Маленький улыбнулся и спрятал кузовок за спину.
- Вы тутошние? - спросил я.
- Так, - сказал старший.
- Кухарчика, телеграфиста, знаете?
Мальчики не отвечали.
- Ну что же молчите, не знаете?
- А знаем! - вдруг звонко сказал маленький.
Старший на него строго посмотрел, и он осекся.
- Сбегай кто-нибудь и скажи: знакомый пришел. Вот! - я порылся в карманах и показал авторучку.
У маленького при виде ручки разгорелись глаза.
- А покажь, дядько!
Он поставил кузовок на землю, сбил шапчонку на затылок и обеими руками осторожно взял ручку, ласково отвинтил колпачок и, как заправский писарь, приложил перо к ногтю, нажал и при виде капли чернил восхищенно цокнул языком.

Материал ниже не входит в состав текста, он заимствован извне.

hoisdf_amd/csrc/attn_bwd4_phase.inc:

```
#define BWD4_ITER()                                                                \
  do {                                                                             \
    MFMA_SP0(s, fr[0][0], kf[0][2]); XOL(0); SB();                                 \
    MFMA_SP(s, fr[0][2], kf[0][0]); fr[1][0] = FRQ(0, 1); XOL(1); SB();            \
    MFMA_SP(s, fr[0][1], kf[0][1]); fr[1][1] = FRQ(1, 1); SB();                    \
    MFMA_SP(s, fr[0][0], kf[0][1]); fr[1][2] = FRQ(2, 1); SB();                    \
    MFMA_SP(s, fr[0][1], kf[0][0]); STQ(0); SB();                                  \
    MFMA_SP(s, fr[0][0], kf[0][0]); STQ(1); SB();                                  \
    MFMA_SP(s, fr[1][0], kf[1][2]); STQ(2); SB();                                  \
    MFMA_SP(s, fr[1][2], kf[1][0]); fr[0][0] = FRQ(0, 2); SB();                    \
    MFMA_SP(s, fr[1][1], kf[1][1]); fr[0][1] = FRQ(1, 2); SB();                    \
    MFMA_SP(s, fr[1][0], kf[1][1]); fr[0][2] = FRQ(2, 2); SB();                    \
    MFMA_SP(s, fr[1][1], kf[1][0]); STQ(3); SB();                                  \
    MFMA_SP(s, fr[1][0], kf[1][0]); STQ(4); SB();                                  \
    MFMA_SP(s, fr[0][0], kf[2][2]); STQ(5); SB();                                  \
    MFMA_SP(s, fr[0][2], kf[2][0]); fr[1][0] = FRQ(0, 3); SB();                    \
    MFMA_SP(s, fr[0][1], kf[2][1]); fr[1][1] = FRQ(1, 3); SB();                    \
    MFMA_SP(s, fr[0][0], kf[2][1]); fr[1][2] = FRQ(2, 3); SB();                    \
    MFMA_SP(s, fr[0][1], kf[2][0]); STS(); SB();                                   \
    MFMA_SP(s, fr[0][0], kf[2][0]); LDG(0); SB();                                  \
    MFMA_SP(s, fr[1][0], kf[3][2]); LDG(1); SB();                                  \
    MFMA_SP(s, fr[1][2], kf[3][0]); fr[0][0] = FRD(0, 0); SB();                    \
    MFMA_SP(s, fr[1][1], kf[3][1]); fr[0][1] = FRD(1, 0); LQ(0); SB();             \
    MFMA_SP(s, fr[1][0], kf[3][1]); fr[0][2] = FRD(2, 0); LQ(1); SB();             \
    MFMA_SP(s, fr[1][1], kf[3][0]); LDG(2); SB();                                  \
    MFMA_SP(s, fr[1][0], kf[3][0]); LDG(3); SB();                                  \
    MFMA_SP0(dp, fr[0][2], vf[0][0]); LDG(4); SB();                                \
    MFMA_SP(dp, fr[0][0], vf[0][2]); fr[1][0] = FRD(0, 1); LQ(2); LQ(3); SB();     \
    MFMA_SP(dp, fr[0][1], vf[0][1]); fr[1][1] = FRD(1, 1); SB();                   \
    MFMA_SP(dp, fr[0][1], vf[0][0]); fr[1][2] = FRD(2, 1); SB();                   \
    MFMA_SP(dp, fr[0][0], vf[0][1]); LDG(5); SB();                                 \
    MFMA_SP(dp, fr[0][0], vf[0][0]); LDS_(); SB();                                 \
    MFMA_SP(dp, fr[1][2], vf[1][0]); PA(0); SB();                                  \
    MFMA_SP(dp, fr[1][0], vf[1][2]); fr[0][0] = FRD(0, 2); SB();                   \
    MFMA_SP(dp, fr[1][1], vf[1][1]); fr[0][1] = FRD(1, 2); SB();                   \
    MFMA_SP(dp, fr[1][1], vf[1][0]); fr[0][2] = FRD(2, 2); SB();                   \
    MFMA_SP(dp, fr[1][0], vf[1][1]); PA(1); SB();                                  \
    MFMA_SP(dp, fr[1][0], vf[1][0]); PB(0); SB();                                  \
    MFMA_SP(dp, fr[0][2], vf[2][0]); PB(1); SB();                                  \
    MFMA_SP(dp, fr[0][0], vf[2][2]); fr[1][0] = FRD(0, 3); SB();                   \
    MFMA_SP(dp, fr[0][1], vf[2][1]); fr[1][1] = FRD(1, 3); SB();                   \
    MFMA_SP(dp, fr[0][1], vf[2][0]); fr[1][2] = FRD(2, 3); SB();                   \
    MFMA_SP(dp, fr[0][0], vf[2][1]); PC(0); SB();                                  \
    MFMA_SP(dp, fr[0][0], vf[2][0]); XOS(0); SB();                                 \
    MFMA_SP(dp, fr[1][2], vf[3][0]); XOS(1); SB();                                 \
    MFMA_SP(dp, fr[1][0], vf[3][2]); fq0[0] = FRT(0, 0); SB();                     \
    MFMA_SP(dp, fr[1][1], vf[3][1]); fr[0][1] = FRT(1, 0); DL(0); SB();            \
    MFMA_SP(dp, fr[1][1], vf[3][0]); fr[0][2] = FRT(2, 0); DL(1); SB();            \
    MFMA_SP(dp, fr[1][0], vf[3][1]); PC(1); SB();                                  \
    MFMA_SP(dp, fr[1][0], vf[3][0]); PD(0); SB();                                  \
    MFMA_Q0(dq, ktf[0][2], fq0[0]); PD(1); SB();                                   \
    MFMA_Q(dq, ktf[0][0], fr[0][2]); fq0[1] = FRT(0, 1); DL(2); DL(3); SB();       \
    MFMA_Q(dq, ktf[0][1], fr[0][1]); fr[1][1] = FRT(1, 1); SB();                   \
    MFMA_Q(dq, ktf[0][1], fq0[0]); fr[1][2] = FRT(2, 1); SB();                     \
    MFMA_Q(dq, ktf[0][0], fr[0][1]); PE(0); SB();                                  \
    MFMA_Q(dq, ktf[1][2], fq0[1]); PE(1); SB();                                    \
    MFMA_Q(dq, ktf[1][0], fr[1][2]); fq0[2] = FRT(0, 2); QA(0); SB();              \
    MFMA_Q(dq, ktf[1][1], fr[1][1]); fr[0][1] = FRT(1, 2); QA(1); SB();            \
    MFMA_Q(dq, ktf[1][1], fq0[1]); fr[0][2] = FRT(2, 2); QB(0); SB();              \
    MFMA_Q(dq, ktf[1][0], fr[1][1]); PA(2); SB();                                  \
    MFMA_Q(dq, ktf[2][2], fq0[2]); PA(3); SB();                                    \
    MFMA_Q(dq, ktf[2][0], fr[0][2]); fq0[3] = FRT(0, 3); QB(1); SB();              \
    MFMA_Q(dq, ktf[2][1], fr[0][1]); fr[1][1] = FRT(1, 3); QC(0); SB();            \
    MFMA_Q(dq, ktf[2][1], fq0[2]); fr[1][2] = FRT(2, 3); QC(1); SB();              \
    MFMA_Q(dq, ktf[2][0], fr[0][1]); PB(2); SB();                                  \
    MFMA_Q(dq, ktf[3][2], fq0[3]); PB(3); SB();                                    \
    MFMA_Q(dq, ktf[3][0], fr[1][2]); PC(2); QD(0); SB();                           \
    MFMA_Q(dq, ktf[3][1], fr[1][1]); PC(3); SB();                                  \
    MFMA_Q(dq, ktf[3][1], fq0[3]); PD(2); SB();                                    \
    MFMA_Q(dq, ktf[3][0], fr[1][1]); PD(3); SB();                                  \
    MFMA_Q(dq, ktf[0][0], fq0[0]); fr[0][0] = FRA(3 + 0, 0, 0); PE(2); SB();       \
    MFMA_Q(dq, ktf[1][0], fq0[1]); fr[0][1] = FRA(3 + 1, 0, 0); PE(3); SB();       \
    MFMA_Q(dq, ktf[2][0], fq0[2]); fr[0][2] = FRA(3 + 2, 0, 0); SB();              \
    MFMA_Q(dq, ktf[3][0], fq0[3]); QD(1); SB();                                    \
    MFMA_VK(dv[0], fr[0][2], PWF(0, 0)); TW(0); SB();                              \
    MFMA_VK(dv[0], fr[0][0], PWF(2, 0)); fr[1][0] = FRA(3 + 0, 0, 1); SB();        \
    MFMA_VK(dv[0], fr[0][1], PWF(1, 0)); fr[1][1] = FRA(3 + 1, 0, 1); XW(0); SB(); \
    MFMA_VK(dv[0], fr[0][1], PWF(0, 0)); fr[1][2] = FRA(3 + 2, 0, 1); XW(1); SB(); \
// ... 46 lines not shown
```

- Дашь? - спросил он недоверчиво.
У старшего, с любопытством наблюдавшего за всеми манипуляциями, на лице появилось презрение.
- Не давай ему, дядь. Я так пойду. У-у, жадюга Ванька! - обратился он к маленькому.
У Ваньки было растерянное лицо, словно его неожиданно ударили и он не понимает, за что. Он вернул мне ручку, несколько мгновений жадность и благородство, сменяя друг друга, боролись на его лице.
- И я так пойду! - вскричал он задорно, и не успели мы ничего сказать, он побежал, сверкая босыми пятками, по росистой траве.
Скоро он прибежал.
- Не идет! - сообщил он, запыхавшись.
- А что сказал? - спросил я.
- Ничего не сказал, - отвечал Ванька.
- Эх ты, свистун! - определил старший. - Только и знаешь… - А чего знает - он не договорил. - Я пойду! - сказал он решительно и передал бич маленькому Ваньке.
- Скажи: от начальника, - напутствовал я его.
- Знаем, - ответил он солидно.
Скоро и он пришел. Лицо его был угрюмо.
- Не хочет.
- Сказал: от начальника?
Мальчик кивнул головой.
- Ну, а он что?
- "Положил я на начальников…" - Мальчик хихикнул, но тотчас же строгое и серьезное выражение явилось на его лице.